**Task directions:**
Line tally for the word "Mdim": count the lines below that contain it and reply with the number alone.

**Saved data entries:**
[Start of section]
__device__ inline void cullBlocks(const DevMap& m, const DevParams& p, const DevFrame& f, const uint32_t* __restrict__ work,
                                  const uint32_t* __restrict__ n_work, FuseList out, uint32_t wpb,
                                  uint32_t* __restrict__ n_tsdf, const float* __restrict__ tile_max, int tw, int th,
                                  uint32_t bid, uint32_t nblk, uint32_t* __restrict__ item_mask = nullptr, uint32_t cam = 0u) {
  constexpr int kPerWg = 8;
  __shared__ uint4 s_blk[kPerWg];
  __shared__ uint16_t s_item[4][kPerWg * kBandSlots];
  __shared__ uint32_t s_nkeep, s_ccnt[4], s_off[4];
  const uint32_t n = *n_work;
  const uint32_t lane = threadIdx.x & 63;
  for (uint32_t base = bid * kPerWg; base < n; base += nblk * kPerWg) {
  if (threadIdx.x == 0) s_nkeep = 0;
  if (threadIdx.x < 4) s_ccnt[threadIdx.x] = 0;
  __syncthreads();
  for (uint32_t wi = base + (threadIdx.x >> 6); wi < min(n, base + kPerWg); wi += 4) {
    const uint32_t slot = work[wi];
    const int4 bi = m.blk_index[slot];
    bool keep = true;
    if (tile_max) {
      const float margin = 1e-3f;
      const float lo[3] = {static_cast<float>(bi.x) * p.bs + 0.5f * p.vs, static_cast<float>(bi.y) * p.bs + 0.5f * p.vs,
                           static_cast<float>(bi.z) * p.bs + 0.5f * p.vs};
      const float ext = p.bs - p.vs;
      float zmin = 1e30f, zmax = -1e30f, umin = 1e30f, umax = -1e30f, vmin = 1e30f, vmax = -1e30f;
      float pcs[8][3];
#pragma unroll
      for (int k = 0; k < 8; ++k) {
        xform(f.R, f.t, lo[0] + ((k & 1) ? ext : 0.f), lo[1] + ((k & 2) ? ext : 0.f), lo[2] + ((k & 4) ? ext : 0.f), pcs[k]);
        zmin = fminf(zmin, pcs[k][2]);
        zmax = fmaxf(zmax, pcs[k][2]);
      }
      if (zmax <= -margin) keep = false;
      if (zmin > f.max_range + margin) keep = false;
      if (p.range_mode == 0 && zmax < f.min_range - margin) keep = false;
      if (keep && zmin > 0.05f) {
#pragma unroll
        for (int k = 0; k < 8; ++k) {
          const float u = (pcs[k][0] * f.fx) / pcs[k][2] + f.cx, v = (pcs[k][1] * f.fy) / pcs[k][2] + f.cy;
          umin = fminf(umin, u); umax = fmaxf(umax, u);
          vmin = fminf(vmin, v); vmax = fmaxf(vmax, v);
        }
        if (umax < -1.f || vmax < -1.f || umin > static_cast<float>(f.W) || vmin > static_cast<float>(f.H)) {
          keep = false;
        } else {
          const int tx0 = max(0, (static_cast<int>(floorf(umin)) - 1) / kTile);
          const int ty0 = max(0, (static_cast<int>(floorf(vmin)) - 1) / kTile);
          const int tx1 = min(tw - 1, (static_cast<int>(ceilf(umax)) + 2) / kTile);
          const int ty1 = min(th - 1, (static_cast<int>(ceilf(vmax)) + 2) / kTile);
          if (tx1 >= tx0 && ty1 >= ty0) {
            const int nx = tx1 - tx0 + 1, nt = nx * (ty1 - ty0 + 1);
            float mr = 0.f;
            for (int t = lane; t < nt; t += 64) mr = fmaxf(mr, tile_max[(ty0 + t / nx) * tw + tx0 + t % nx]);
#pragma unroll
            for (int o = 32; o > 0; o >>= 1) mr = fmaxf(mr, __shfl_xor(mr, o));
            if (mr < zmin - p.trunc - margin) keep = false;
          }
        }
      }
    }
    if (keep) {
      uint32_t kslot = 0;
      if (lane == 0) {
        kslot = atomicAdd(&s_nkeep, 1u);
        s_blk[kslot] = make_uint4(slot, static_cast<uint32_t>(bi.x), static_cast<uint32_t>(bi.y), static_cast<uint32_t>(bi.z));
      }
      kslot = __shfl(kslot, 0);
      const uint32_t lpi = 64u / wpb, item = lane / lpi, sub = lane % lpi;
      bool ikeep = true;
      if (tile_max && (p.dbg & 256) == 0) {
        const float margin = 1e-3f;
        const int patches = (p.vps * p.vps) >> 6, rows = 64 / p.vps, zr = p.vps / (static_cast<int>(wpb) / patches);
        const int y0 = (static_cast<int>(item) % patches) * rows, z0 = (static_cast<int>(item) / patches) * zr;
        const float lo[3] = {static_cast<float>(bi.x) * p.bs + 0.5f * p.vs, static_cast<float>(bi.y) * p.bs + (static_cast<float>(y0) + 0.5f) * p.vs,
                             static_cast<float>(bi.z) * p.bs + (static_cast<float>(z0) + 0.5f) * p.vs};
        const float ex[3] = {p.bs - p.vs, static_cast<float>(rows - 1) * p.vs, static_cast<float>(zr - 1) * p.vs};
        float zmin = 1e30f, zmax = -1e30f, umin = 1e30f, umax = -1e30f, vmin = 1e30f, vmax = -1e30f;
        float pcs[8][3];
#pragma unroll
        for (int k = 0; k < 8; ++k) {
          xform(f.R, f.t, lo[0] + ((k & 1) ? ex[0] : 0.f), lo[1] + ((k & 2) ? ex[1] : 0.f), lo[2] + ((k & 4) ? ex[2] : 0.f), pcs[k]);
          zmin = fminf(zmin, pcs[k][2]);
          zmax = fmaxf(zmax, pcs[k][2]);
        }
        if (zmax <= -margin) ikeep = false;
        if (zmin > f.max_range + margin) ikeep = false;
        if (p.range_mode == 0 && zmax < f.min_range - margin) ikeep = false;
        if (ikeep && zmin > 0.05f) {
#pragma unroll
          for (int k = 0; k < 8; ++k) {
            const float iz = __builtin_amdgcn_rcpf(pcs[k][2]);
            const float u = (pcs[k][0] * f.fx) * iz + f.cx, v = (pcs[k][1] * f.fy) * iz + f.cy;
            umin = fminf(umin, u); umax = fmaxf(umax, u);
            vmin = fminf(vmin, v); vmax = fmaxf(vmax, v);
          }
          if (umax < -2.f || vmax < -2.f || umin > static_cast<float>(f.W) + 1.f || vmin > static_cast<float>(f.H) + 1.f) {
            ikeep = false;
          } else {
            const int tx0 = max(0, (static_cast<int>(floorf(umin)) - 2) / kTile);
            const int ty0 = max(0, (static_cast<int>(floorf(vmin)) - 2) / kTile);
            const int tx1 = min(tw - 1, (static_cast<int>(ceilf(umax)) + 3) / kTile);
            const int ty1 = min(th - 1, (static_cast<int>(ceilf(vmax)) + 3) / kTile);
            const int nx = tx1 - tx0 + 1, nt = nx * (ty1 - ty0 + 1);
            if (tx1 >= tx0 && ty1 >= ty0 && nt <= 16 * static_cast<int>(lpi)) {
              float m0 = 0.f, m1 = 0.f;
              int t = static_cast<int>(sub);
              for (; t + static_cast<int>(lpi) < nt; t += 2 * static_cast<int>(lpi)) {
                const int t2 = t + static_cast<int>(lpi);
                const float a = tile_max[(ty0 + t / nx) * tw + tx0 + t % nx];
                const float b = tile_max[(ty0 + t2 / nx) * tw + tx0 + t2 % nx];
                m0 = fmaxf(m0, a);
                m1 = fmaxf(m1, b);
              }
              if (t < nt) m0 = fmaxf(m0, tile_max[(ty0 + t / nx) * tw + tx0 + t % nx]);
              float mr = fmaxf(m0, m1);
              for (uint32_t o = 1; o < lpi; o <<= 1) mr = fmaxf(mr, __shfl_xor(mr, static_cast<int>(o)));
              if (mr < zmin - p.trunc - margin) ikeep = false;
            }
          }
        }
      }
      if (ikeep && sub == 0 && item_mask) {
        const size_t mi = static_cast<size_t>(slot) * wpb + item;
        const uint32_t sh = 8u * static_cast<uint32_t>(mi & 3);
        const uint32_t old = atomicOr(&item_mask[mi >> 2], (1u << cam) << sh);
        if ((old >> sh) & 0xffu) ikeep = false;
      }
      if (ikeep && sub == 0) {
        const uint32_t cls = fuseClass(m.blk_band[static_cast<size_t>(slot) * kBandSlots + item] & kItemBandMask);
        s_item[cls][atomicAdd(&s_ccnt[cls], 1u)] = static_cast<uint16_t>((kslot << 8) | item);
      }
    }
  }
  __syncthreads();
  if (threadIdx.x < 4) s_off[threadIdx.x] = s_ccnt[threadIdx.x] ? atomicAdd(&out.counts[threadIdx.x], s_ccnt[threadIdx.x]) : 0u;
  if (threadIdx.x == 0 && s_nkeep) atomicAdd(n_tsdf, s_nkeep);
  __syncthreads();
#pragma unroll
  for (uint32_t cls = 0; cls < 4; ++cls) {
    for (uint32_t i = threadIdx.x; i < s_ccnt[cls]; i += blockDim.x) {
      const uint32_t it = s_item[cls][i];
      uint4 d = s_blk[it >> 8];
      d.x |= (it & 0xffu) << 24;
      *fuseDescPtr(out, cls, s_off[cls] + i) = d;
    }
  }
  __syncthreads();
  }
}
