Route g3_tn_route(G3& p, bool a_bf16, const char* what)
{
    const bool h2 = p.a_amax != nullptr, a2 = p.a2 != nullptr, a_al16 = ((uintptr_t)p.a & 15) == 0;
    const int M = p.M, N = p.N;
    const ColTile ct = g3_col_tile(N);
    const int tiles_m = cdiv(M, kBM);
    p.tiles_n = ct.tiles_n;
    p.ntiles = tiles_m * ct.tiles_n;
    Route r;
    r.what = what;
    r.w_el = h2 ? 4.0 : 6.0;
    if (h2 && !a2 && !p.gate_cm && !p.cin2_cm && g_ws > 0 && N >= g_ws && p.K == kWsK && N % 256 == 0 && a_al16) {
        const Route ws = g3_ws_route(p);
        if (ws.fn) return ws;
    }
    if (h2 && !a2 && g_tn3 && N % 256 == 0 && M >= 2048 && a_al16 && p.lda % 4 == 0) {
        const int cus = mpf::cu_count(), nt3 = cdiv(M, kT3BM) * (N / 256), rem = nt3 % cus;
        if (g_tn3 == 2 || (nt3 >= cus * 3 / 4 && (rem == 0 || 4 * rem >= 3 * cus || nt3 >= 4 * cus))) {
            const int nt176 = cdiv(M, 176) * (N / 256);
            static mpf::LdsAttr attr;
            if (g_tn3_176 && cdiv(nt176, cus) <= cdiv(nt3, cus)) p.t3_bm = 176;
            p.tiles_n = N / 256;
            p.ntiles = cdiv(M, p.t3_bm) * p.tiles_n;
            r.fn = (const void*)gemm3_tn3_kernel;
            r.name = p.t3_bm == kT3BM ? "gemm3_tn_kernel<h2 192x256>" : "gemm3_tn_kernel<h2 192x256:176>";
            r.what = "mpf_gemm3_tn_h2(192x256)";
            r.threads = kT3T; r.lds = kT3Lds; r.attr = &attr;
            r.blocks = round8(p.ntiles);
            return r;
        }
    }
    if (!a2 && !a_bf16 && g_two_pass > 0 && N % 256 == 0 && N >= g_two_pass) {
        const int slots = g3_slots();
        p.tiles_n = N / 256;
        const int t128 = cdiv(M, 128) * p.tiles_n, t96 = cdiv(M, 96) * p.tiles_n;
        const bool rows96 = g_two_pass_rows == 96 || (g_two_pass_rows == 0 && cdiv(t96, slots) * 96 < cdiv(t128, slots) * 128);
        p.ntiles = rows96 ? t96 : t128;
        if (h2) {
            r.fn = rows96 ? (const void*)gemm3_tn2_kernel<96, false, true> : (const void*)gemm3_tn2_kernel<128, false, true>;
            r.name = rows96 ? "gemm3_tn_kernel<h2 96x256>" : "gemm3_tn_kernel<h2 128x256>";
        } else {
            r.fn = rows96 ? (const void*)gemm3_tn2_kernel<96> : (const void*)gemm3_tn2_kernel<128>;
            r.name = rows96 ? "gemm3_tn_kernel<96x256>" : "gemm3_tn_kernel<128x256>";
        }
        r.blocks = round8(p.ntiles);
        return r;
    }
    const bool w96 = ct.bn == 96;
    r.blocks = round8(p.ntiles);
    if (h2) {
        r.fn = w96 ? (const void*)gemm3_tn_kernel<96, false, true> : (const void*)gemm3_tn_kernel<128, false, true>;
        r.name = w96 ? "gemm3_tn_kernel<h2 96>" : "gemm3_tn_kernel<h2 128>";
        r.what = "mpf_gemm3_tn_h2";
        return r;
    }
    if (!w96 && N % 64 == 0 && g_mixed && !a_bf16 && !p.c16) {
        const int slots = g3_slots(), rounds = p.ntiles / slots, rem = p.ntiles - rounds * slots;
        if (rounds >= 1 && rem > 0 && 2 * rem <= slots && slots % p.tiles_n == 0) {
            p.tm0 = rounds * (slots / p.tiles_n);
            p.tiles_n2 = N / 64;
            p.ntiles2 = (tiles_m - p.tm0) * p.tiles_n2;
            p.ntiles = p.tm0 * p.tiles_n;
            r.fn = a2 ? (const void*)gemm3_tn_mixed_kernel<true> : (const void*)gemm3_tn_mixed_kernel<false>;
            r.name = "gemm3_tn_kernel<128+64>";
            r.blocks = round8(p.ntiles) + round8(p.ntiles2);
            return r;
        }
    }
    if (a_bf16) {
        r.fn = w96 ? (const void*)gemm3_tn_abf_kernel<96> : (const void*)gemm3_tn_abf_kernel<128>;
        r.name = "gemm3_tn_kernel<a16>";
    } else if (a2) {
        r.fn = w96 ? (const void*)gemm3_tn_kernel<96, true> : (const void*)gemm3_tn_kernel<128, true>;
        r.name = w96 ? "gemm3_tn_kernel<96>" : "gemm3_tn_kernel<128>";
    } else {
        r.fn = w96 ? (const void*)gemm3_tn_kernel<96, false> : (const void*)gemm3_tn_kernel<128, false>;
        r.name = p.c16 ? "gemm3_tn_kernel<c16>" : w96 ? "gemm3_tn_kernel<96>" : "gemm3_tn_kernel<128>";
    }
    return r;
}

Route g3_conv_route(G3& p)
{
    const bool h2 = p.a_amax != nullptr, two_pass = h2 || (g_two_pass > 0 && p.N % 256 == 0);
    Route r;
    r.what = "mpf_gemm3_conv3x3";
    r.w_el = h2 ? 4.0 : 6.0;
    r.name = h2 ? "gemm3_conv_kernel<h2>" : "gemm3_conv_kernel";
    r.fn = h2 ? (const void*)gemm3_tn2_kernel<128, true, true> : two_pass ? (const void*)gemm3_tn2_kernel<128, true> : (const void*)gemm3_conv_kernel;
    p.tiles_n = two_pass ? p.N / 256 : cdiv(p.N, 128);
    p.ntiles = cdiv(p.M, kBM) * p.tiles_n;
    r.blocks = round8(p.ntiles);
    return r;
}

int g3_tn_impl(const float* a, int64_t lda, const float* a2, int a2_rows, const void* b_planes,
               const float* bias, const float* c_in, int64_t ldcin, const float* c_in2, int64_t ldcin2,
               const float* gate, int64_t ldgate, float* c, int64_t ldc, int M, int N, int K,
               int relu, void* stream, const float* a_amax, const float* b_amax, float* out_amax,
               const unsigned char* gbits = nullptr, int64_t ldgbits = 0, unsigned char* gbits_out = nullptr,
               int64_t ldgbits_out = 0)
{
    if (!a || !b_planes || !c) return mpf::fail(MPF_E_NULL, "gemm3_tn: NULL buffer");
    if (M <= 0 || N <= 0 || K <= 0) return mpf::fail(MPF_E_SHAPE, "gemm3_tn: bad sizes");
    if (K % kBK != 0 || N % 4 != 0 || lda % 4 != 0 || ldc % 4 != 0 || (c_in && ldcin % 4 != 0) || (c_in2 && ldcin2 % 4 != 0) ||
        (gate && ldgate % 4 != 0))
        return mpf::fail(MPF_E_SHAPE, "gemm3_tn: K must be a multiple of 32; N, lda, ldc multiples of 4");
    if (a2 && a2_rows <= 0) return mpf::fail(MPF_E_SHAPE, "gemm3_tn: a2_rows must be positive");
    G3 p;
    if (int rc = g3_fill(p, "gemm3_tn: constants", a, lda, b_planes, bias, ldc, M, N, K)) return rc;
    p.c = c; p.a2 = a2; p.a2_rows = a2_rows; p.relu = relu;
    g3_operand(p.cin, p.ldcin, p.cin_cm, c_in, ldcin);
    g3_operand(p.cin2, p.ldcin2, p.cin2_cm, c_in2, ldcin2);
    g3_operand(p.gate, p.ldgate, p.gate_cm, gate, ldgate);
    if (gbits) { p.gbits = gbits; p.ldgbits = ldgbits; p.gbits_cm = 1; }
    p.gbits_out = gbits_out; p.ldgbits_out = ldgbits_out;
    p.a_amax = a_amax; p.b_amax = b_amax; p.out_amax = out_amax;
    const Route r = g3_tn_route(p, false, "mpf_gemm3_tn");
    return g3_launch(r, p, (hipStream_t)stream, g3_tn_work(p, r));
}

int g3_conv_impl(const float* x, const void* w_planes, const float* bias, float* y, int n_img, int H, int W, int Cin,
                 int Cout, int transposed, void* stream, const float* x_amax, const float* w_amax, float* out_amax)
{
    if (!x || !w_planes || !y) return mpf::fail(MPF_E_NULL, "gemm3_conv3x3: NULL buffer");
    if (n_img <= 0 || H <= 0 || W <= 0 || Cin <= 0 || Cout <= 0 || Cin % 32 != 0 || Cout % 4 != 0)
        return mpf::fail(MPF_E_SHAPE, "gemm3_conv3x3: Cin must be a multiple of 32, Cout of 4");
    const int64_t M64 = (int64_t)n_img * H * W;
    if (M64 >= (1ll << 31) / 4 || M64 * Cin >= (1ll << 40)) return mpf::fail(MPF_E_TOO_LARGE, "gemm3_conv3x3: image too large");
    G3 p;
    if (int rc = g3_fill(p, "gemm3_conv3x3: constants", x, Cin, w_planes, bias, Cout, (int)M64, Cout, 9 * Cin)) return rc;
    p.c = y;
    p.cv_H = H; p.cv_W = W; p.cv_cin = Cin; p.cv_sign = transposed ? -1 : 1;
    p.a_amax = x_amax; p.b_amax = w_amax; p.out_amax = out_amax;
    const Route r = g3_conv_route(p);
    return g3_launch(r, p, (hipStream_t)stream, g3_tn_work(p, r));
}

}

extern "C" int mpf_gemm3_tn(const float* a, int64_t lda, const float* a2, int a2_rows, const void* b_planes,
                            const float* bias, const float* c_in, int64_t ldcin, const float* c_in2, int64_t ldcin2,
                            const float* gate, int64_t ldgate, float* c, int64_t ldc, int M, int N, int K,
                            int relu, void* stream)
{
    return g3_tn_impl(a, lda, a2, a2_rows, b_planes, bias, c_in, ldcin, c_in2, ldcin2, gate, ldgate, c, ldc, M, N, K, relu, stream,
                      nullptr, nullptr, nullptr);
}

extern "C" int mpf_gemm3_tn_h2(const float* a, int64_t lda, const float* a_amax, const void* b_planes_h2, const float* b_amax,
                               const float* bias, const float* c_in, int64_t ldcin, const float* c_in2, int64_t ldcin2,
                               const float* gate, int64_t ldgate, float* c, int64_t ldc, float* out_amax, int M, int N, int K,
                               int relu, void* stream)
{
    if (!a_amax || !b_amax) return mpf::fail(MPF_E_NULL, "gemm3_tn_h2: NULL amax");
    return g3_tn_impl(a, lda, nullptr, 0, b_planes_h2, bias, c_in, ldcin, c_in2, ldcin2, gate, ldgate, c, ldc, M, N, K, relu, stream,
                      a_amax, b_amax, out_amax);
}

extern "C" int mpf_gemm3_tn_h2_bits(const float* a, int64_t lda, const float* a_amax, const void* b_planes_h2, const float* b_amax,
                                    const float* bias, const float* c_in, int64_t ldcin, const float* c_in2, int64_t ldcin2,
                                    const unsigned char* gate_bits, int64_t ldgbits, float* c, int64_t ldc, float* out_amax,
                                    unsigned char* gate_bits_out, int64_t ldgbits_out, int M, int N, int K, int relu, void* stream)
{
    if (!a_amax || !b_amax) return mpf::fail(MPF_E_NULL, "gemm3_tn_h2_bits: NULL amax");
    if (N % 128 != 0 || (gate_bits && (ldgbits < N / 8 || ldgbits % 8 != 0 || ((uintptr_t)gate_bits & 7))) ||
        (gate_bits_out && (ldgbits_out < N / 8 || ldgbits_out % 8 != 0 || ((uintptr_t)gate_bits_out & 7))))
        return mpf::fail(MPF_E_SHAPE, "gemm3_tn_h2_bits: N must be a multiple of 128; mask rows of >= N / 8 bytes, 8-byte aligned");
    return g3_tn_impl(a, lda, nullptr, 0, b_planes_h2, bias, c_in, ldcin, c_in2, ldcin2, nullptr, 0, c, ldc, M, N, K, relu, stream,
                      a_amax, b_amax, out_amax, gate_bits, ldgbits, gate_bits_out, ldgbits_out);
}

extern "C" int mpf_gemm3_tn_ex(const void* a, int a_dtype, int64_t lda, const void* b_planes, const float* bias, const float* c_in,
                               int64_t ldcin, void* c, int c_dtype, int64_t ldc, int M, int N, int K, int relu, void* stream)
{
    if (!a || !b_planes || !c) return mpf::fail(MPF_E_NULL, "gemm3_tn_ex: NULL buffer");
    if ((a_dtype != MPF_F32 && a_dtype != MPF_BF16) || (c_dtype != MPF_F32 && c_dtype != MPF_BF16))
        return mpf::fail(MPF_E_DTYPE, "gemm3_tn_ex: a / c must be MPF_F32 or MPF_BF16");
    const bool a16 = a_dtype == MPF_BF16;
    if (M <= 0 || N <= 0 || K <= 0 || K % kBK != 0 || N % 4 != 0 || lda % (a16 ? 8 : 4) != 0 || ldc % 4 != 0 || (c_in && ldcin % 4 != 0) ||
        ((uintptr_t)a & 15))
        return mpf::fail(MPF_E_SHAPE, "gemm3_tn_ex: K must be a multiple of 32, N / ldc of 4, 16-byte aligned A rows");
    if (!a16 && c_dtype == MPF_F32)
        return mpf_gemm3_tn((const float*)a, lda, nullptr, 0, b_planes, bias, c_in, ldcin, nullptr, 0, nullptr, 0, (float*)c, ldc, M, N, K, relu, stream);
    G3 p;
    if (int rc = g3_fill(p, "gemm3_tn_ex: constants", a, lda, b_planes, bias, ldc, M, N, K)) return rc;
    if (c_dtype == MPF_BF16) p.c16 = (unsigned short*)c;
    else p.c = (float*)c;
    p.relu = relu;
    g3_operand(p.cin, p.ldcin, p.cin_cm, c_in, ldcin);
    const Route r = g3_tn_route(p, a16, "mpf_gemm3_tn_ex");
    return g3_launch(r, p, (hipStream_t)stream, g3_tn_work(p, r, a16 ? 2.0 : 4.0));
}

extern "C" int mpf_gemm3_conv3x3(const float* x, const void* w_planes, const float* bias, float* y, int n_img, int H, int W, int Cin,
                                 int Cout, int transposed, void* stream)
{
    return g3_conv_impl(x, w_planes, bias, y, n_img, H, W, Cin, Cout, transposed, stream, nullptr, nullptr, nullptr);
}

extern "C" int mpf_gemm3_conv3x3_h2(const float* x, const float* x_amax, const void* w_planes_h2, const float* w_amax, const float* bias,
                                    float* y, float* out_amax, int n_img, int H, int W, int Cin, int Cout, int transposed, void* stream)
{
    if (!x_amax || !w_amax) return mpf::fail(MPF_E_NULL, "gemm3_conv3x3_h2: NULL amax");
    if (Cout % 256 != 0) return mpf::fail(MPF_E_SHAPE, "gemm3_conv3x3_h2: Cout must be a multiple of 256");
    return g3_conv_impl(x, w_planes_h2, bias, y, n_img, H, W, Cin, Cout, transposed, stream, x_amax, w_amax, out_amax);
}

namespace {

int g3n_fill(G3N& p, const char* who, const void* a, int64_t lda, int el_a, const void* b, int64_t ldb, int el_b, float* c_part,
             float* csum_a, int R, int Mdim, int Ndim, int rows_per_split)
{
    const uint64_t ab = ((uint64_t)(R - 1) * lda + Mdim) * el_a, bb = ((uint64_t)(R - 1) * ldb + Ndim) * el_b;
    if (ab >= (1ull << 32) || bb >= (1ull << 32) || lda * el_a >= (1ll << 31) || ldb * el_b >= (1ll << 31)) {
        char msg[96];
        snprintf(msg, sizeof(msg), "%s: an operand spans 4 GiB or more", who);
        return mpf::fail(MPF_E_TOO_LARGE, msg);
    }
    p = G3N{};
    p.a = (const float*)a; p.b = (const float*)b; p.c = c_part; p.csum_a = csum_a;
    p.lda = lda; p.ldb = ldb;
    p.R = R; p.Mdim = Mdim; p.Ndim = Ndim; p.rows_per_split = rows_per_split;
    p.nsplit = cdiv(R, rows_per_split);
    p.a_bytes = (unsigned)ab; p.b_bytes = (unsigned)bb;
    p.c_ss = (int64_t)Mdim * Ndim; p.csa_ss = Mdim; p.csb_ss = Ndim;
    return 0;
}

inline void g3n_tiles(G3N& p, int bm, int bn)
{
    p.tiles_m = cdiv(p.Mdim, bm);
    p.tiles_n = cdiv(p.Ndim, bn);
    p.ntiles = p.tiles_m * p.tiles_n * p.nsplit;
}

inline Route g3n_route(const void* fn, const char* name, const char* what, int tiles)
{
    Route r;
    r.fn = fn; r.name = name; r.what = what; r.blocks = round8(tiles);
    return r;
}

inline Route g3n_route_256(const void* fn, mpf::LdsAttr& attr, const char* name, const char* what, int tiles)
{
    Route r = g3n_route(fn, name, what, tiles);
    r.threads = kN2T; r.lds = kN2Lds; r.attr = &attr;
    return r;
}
[End of section]
**Written reply:**
5